Close on her heels, Vieve and Soap crowded in, intent upon coming to her rescue, if necessary, or her disguise, if not. They saw her hiding and confronted the mechanical maid, both talking at once and gesticulating wildly.

Sophronia hoped that this would confuse the sensory nodules Vieve had referred to earlier and took it as permission to inch past the maid and run down the hallway. Soap and Vieve followed.

They paused for a breather on a small staircase to one side of the hall.

Behind them, the front foyer of the building raised itself back up, filling with white steam as it did so.

“You should have worn trousers,” said Vieve in a low but disgusted voice.

“I may not be a lady yet, by any account,” said Sophronia with great dignity, she felt, “but I am not a boy, either!” She was finding herself far more concerned with attire now than before attending Mademoiselle Geraldine’s.

Soap looked at her. “You look like a lady to me.”

“Thank you, Soap.” Thank goodness it is dark enough for him not to see me blushing!

“Of course, miss.”

They continued down the next corridor.

There seemed to be fewer maids at Bunson’s, or perhaps they were decommissioned while the students were out. Sophronia would have predicted that a school full of boys would require more maids, not fewer! Everything was going swimmingly, with Vieve leading them unerringly ever upward through the building.

“You’ve been here before?” whispered Sophronia.

“Many times. Auntie always has some matter to discuss with Mr. Shrimpdittle. Lady Linette won’t let her leave me unsupervised on board. She used to try to get Mademoiselle Geraldine to mind me, but I’d always escape her.”

“So you’ve seen the communication machine?”

“Not as yet. They leave me outside. ‘Workshop’s no place for a child.’ ” Vieve’s voice was full of outrage as she repeated a phase she had clearly heard overmuch in her nine years. “But I know where it’s kept. On the roof.”

Both Soap and Sophronia paused, raising their voices in shock. “The roof?”

“Shush! We don’t know who might not have attended the theater. They wouldn’t leave the school with only mechanicals on duty.” Vieve took a moment to roll up the long sleeves of her shirt, her exposed wrists small and bony.

Sophronia said, “But why stash a piece of delicate equipment on the roof?”

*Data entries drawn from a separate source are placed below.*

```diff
@@ -497,13 +522,17 @@
                 self._ffpo[key] = None
         return self._ffpo[key]
 
-    def _resnet(self, p, x, temb, skip=None, out=None, reader=None):
+    def _resnet_fused(self, p, c0, c1, h, ww):
+        cout = self.spec[p + ".conv1.weight"][0]
+        return bool(self._rconv & RCONV_LEVEL.get(cout, 0)) and \
+            hip.gn_silu_conv3x3_unet_supported(self._dtype, c0, c1, cout, h, ww) and hip.gn_silu_conv3x3_unet_supported(self._dtype, cout, 0, cout, h, ww)
+
+    def _resnet(self, p, x, temb, skip=None, out=None, reader=None, normed=None, next_norm=None):
         nb, h, ww, c0 = x.shape
         hw = h * ww
         cout = self.spec[p + ".conv1.weight"][0]
         c1 = 0 if skip is None else skip.shape[3]
-        fused = bool(self._rconv & RCONV_LEVEL.get(cout, 0)) and \
-            hip.gn_silu_conv3x3_unet_supported(self._dtype, c0, c1, cout, h, ww) and hip.gn_silu_conv3x3_unet_supported(self._dtype, cout, 0, cout, h, ww)
+        fused = self._resnet_fused(p, c0, c1, h, ww)
         if fused:
             eps = self.config.norm_eps
             sc, sh = hip.groupnorm_affine(x.view(nb, hw, c0), self.w[p + ".norm1.g"], self.w[p + ".norm1.b"], 32, eps,
@@ -515,12 +544,17 @@
                 hdn = hip.gn_silu_conv3x3_unet(x, sc, sh, self._rimg(p, ".conv1"), cout, self.w[p + ".conv1.bias"], temb[p], nb // temb[p].shape[0], x1=skip)
                 sc, sh = hip.groupnorm_affine(hdn.view(nb, hw, cout), self.w[p + ".norm2.g"], self.w[p + ".norm2.b"], 32, eps)
         else:
-            hdn = self._gn(p + ".norm1", x, self.config.norm_eps, silu=True, x1=skip)
+            hdn = self._gn(p + ".norm1", x, self.config.norm_eps, silu=True, x1=skip, normed=normed)
             b2rows = (nb // temb[p].shape[0]) * hw
             if temb[p].shape[0] == 1:
                 b2rows = max(b2rows, 256)
-            hdn = hip.conv3x3(hdn, self.w[p + ".conv1.w"], self.w[p + ".conv1.bias"], bias2=temb[p], bias2_rows=b2rows)
-            hdn = self._gn(p + ".norm2", hdn, self.config.norm_eps, silu=True)
+            nn2 = self._next_norm((p + ".norm2", self.config.norm_eps, True), keep_raw=False) if self._reduce_norm else None
+            if nn2 is not None:
+                raw, hdn = hip.conv3x3(hdn, self.w[p + ".conv1.w"], self.w[p + ".conv1.bias"], bias2=temb[p], bias2_rows=b2rows, next_norm=nn2)
+            else:
+                raw, hdn = hip.conv3x3(hdn, self.w[p + ".conv1.w"], self.w[p + ".conv1.bias"], bias2=temb[p], bias2_rows=b2rows), None
+            if hdn is None:
+                hdn = self._gn(p + ".norm2", raw, self.config.norm_eps, silu=True)
         if (p + ".sc.w") in self.w:
             wsc = self.w[p + ".sc.w"]
             if skip is None:
@@ -541,6 +575,9 @@
                 return hip.gn_silu_conv3x3_unet(hdn, sc, sh, self._rimg(p, ".conv2"), cout, self.w[p + ".conv2.bias"], residual=res, out=out,
                                                 next_norm=(self.w[reader + ".norm.g"], self.w[reader + ".norm.b"], 32, 1e-6))
             return hip.gn_silu_conv3x3_unet(hdn, sc, sh, self._rimg(p, ".conv2"), cout, self.w[p + ".conv2.bias"], residual=res, out=out), None
+        if next_norm is not None:
+            y, yn = hip.conv3x3(hdn, self.w[p + ".conv2.w"], self.w[p + ".conv2.bias"], residual=res, out=out, next_norm=self._next_norm(next_norm))
+            return y, (None if yn is None else Normed(next_norm, yn))
         return hip.conv3x3(hdn, self.w[p + ".conv2.w"], self.w[p + ".conv2.bias"], residual=res, out=out), None
 
     def _rimg(self, p, cv):
@@ -586,7 +623,7 @@
                       v_str=(inner * npad, 0, npad), o_str=(n * inner, 0, inner), v_transposed=True, **kw)
         return o
 
-    def _spatial_transformer(self, p, x, ehs, frames, write=None, cfg_row=None, tables=None):
+    def _spatial_transformer(self, p, x, ehs, frames, write=None, cfg_row=None, tables=None, next_norm=None):
         nb, h, ww, c = x.shape
         n = h * ww
         m = nb * n
@@ -609,8 +646,8 @@
         else:
             hid = hip.gemm(o, self.w[t + ".attn1.o.w"], self.w[t + ".attn1.o.bias"], residual=hid)
             hid = self._cross_attention(t, hid, ehs if cfg_row is None else ehs[cfg_row:cfg_row + 1], nb, n, inner)
-        out = self._norm_ff_proj_out(t + ".ff", t + ".norm3", hid, p, x.view(m, c))
-        return out.view(nb, h, ww, c)
+        out, nrm = self._norm_ff_proj_out(t + ".ff", t + ".norm3", hid, p, x.view(m, c), next_norm, n)
+        return out.view(nb, h, ww, c), nrm
 
     def _spatial_transformer_twin(self, p, x2, ehs, frames, tables=None):
         nb, h, ww, c = x2.shape
@@ -640,7 +677,7 @@
             sl = slice(row * f * n, (row + 1) * f * n)
             hip.gemm(o[sl], self.w[t + ".attn1.o.w"], self.w[t + ".attn1.o.bias"], residual=hid, bias2=cvec[row:row + 1],
                      bias2_rows=max(f * n, 256), out=hid2[sl])
-        out = self._norm_ff_proj_out(t + ".ff", t + ".norm3", hid2, p, x2.view(nb * n, c))
+        out, _ = self._norm_ff_proj_out(t + ".ff", t + ".norm3", hid2, p, x2.view(nb * n, c))
         return out.view(nb, h, ww, c)
 
     def _clip_vector(self, t, ehs):
@@ -669,12 +706,12 @@
                       o_str=(n * inner, 0, inner))
         return hip.gemm(o, self.w[t + ".attn2.o.w"], self.w[t + ".attn2.o.bias"], residual=hid)
 
-    def _audio_transformer(self, p, x, audio, masks, depth, motion_scale, ms_cache=None):
+    def _audio_transformer(self, p, x, audio, masks, depth, motion_scale, ms_cache=None, tables=None, next_norm=None):
         nb, h, ww, c = x.shape
         n = h * ww
         m = nb * n
         t = p + ".transformer_blocks.0"
-        hid = self._norm_proj_in(p, x)
+        hid = self._norm_proj_in(p, x, tables)
         inner = hid.shape[1]
         hd = inner // self.heads
         if (t + ".attn1.qkv_img") in self.w and n % 128 == 0:
@@ -721,8 +758,6 @@
                 rs, cols = kept
                 buf = torch.empty((m, kp), device=self._device, dtype=self._dtype)
                 buf[:, k3:] = cols
-                if m0:
-                    buf[:m0, :k3] = 0
                 ms_cache[ck] = (rs, buf)
             rs, a3 = ms_cache[ck]
             if nb0 < nb:
@@ -756,10 +791,10 @@
                     self._zbias[key] = (self.w[f"{t}.z{i}.bias"] * s).contiguous()
                 hid = hip.gemm_post(a3[:, i * inner:(i + 1) * inner], self.w[f"{t}.oz{i}.w"], self.w[f"{t}.oz{i}.bias"], mask, s,
                                     self._zbias[key], hid)
-        out = self._norm_ff_proj_out(t + ".ff", t + ".norm3", hid, p, x.view(m, c))
-        return out.view(nb, h, ww, c)
-
-    def _motion_module(self, p, x, frames):
+        out, nrm = self._norm_ff_proj_out(t + ".ff", t + ".norm3", hid, p, x.view(m, c), next_norm, n)
+        return out.view(nb, h, ww, c), nrm
+
+    def _motion_module(self, p, x, frames, tables=None, next_norm=None):
         nb, h, ww, c = x.shape
         n = h * ww
         m = nb * n
@@ -769,7 +804,7 @@
             raise RuntimeError("temporal attention window is limited to 32 frames (positional encoding max_len)")
         q = p + ".temporal_transformer"
         t = q + ".transformer_blocks.0"
-        hid = self._norm_proj_in(q, x)
+        hid = self._norm_proj_in(q, x, tables)
         for i in range(2):
             a = f"{t}.attention_blocks.{i}"
             if (a + ".tleg_img") in self.w and (f"{t}.norms.{i}.bpe") in self.w and hip.temporal_leg320_supported(self._dtype, c, self.heads, frames, n, b):
@@ -787,8 +822,8 @@
             hip.attention(qkv, qkv[:, c:], qkv[:, 2 * c:], o, batch=b * n, heads=self.heads, hd=hd, nq=frames, nk=frames,
                           scale=hd ** -0.5, q_str=st, k_str=st, v_str=st, o_str=(frames * n * c, c, n * c), bdiv=n)
             hid = hip.gemm(o, self.w[a + ".o.w"], self.w[a + ".o.bias"], residual=hid)
-        out = self._norm_ff_proj_out(t + ".ff", t + ".ff_norm", hid, q, x.view(m, c))
-        return out.view(nb, h, ww, c)
+        out, nrm = self._norm_ff_proj_out(t + ".ff", t + ".ff_norm", hid, q, x.view(m, c), next_norm, n)
+        return out.view(nb, h, ww, c), nrm
 
     def _time_embedding(self, timestep, batch):
         if not torch.is_tensor(timestep):
@@ -867,41 +902,58 @@
         ms_cache = {"state": window_state, "zero_images": int(audio_zero_rows) * f}
         ehs = encoder_hidden_states.to(self._device)
 
+        rn = self._reader_norm
+        mot = lambda q: q + ".temporal_transformer"
         skips = [x2 if shared else x]
+        tab = None
         for i in range(4):
             p = f"down_blocks.{i}"
             for j in range(lpb):
+                att = f"{p}.attentions.{j}" if i < 3 else None
+                aud = f"{p}.audio_modules.{j}" if i < 3 and f"{p}.audio_modules.{j}" in self._audio else None
+                mm = f"{p}.motion_modules.{j}"
                 if shared and i == 0 and j == 0:
                     r = f"{p}.resnets.0"
                     x2 = torch.empty((2 * hf,) + tuple(x.shape[1:3]) + (self.spec[r + ".conv1.weight"][0],), device=self._device, dtype=self._dtype)
-                    x, tab = self._resnet(r, x, {r: temb[r][:1]}, out=x2[:hf], reader=f"{p}.attentions.0" if self._twin else None)
+                    x, tab = self._resnet(r, x, {r: temb[r][:1]}, out=x2[:hf], reader=att if self._twin else None)
                     x2[hf:].copy_(x)
                     x = x2
                 else:
-                    x, tab = self._resnet(f"{p}.resnets.{j}", x, temb, reader=f"{p}.attentions.{j}" if i < 3 else None)
+                    x, tab = self._resnet(f"{p}.resnets.{j}", x, temb, reader=att, normed=tab, next_norm=rn(att or mot(mm), x.shape[:3] + (self.spec[f"{p}.resnets.{j}.conv1.weight"][0],)))
                 if i < 3:
-                    y = self._spatial_transformer_twin(f"{p}.attentions.{j}", x, ehs, f, tab) if (shared and i == 0 and j == 0 and self._twin) else None
-                    x = y if y is not None else self._spatial_transformer(f"{p}.attentions.{j}", x, ehs, f, cfg_row=cfg_row, tables=tab)
-                    if f"{p}.audio_modules.{j}" in self._audio:
-                        x = self._audio_transformer(f"{p}.audio_modules.{j}", x, audio, masks, i, ms, ms_cache)
-                x = self._motion_module(f"{p}.motion_modules.{j}", x, f)
+                    y = self._spatial_transformer_twin(att, x, ehs, f, tab) if (shared and i == 0 and j == 0 and self._twin) else None
+                    x, tab = (y, None) if y is not None else self._spatial_transformer(att, x, ehs, f, cfg_row=cfg_row, tables=tab, next_norm=rn(aud or mot(mm), x.shape))
+                    if aud:
+                        x, tab = self._audio_transformer(aud, x, audio, masks, i, ms, ms_cache, tables=tab, next_norm=rn(mot(mm), x.shape))
+                nxt = f"{p}.resnets.{j + 1}" if j + 1 < lpb else "mid_block.resnets.0" if i == 3 else None
+                x, tab = self._motion_module(mm, x, f, tables=tab, next_norm=rn(nxt, x.shape, resnet=True))
                 skips.append(x)
             if i != 3:
-                x = hip.conv3x3(x, self.w[f"{p}.downsamplers.0.conv.w"], self.w[f"{p}.downsamplers.0.conv.bias"], stride=2)
+                ds = f"{p}.downsamplers.0.conv"
+                key = rn(f"down_blocks.{i + 1}.resnets.0", (x.shape[0], x.shape[1] // 2, x.shape[2] // 2, self.spec[ds + ".weight"][0]), resnet=True)
+                if key is not None:
+                    x, yn = hip.conv3x3(x, self.w[ds + ".w"], self.w[ds + ".bias"], stride=2, next_norm=self._next_norm(key))
+                    tab = None if yn is None else Normed(key, yn)
+                else:
+                    x, tab = hip.conv3x3(x, self.w[ds + ".w"], self.w[ds + ".bias"], stride=2), None
                 skips.append(x)
 
-        x, _ = self._resnet("mid_block.resnets.0", x, temb)
-        x = self._spatial_transformer("mid_block.attentions.0", x, ehs, f, cfg_row=cfg_row)
-        x = self._motion_module("mid_block.motion_modules.0", x, f)
-        x, _ = self._resnet("mid_block.resnets.1", x, temb)
+        x, tab = self._resnet("mid_block.resnets.0", x, temb, normed=tab, next_norm=rn("mid_block.attentions.0", x.shape))
+        x, tab = self._spatial_transformer("mid_block.attentions.0", x, ehs, f, cfg_row=cfg_row, tables=tab, next_norm=rn(mot("mid_block.motion_modules.0"), x.shape))
+        x, tab = self._motion_module("mid_block.motion_modules.0", x, f, tables=tab, next_norm=rn("mid_block.resnets.1", x.shape, resnet=True))
+        x, _ = self._resnet("mid_block.resnets.1", x, temb, normed=tab)
 
         for i in range(4):
             p = f"up_blocks.{i}"
             for j in range(lpb + 1):
-                x, tab = self._resnet(f"{p}.resnets.{j}", x, temb, skip=skips.pop(), reader=f"{p}.attentions.{j}" if i > 0 else None)
+                att = f"{p}.attentions.{j}" if i > 0 else None
+                mm = f"{p}.motion_modules.{j}"
+                skip = skips.pop()
+                x, tab = self._resnet(f"{p}.resnets.{j}", x, temb, skip=skip, reader=att,
+                                      next_norm=rn(att or mot(mm), x.shape[:3] + (self.spec[f"{p}.resnets.{j}.conv1.weight"][0],)))
                 if i > 0:
-                    x = self._spatial_transformer(f"{p}.attentions.{j}", x, ehs, f, cfg_row=cfg_row, tables=tab)
-                x = self._motion_module(f"{p}.motion_modules.{j}", x, f)
+                    x, tab = self._spatial_transformer(att, x, ehs, f, cfg_row=cfg_row, tables=tab, next_norm=rn(mot(mm), x.shape))
+                x, _ = self._motion_module(mm, x, f, tables=tab)
             if i != 3:
                 x = self._upsample(f"{p}.upsamplers.0.conv", x)
 
```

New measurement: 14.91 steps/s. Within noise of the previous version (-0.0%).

“Search me. Intriguing, isn’t it?” Vieve dimpled at them in a way that made her look very young indeed.

We are being led into enemy territory by a child, thought Sophronia all of a sudden. This is madness. Oh, well.

At that moment, a door ahead of them opened out into the darkened hall. Bright unflickering light of the kind that could only come from high-quality gas spilled forth. Into the beam trod a dark blob of a boy—not a mechanical.

The boy was relatively stocky and, like Vieve, shrouded in clothing too big for him. He was bent over a large, antiquated book and humming to himself.

Sophronia, Soap, and Vieve froze in horror.

The boy looked up, caught sight of them lurking in the shadowed hallway, let out a shriek of surprise, and dropped his book. The door slammed closed behind him and all was once more dark.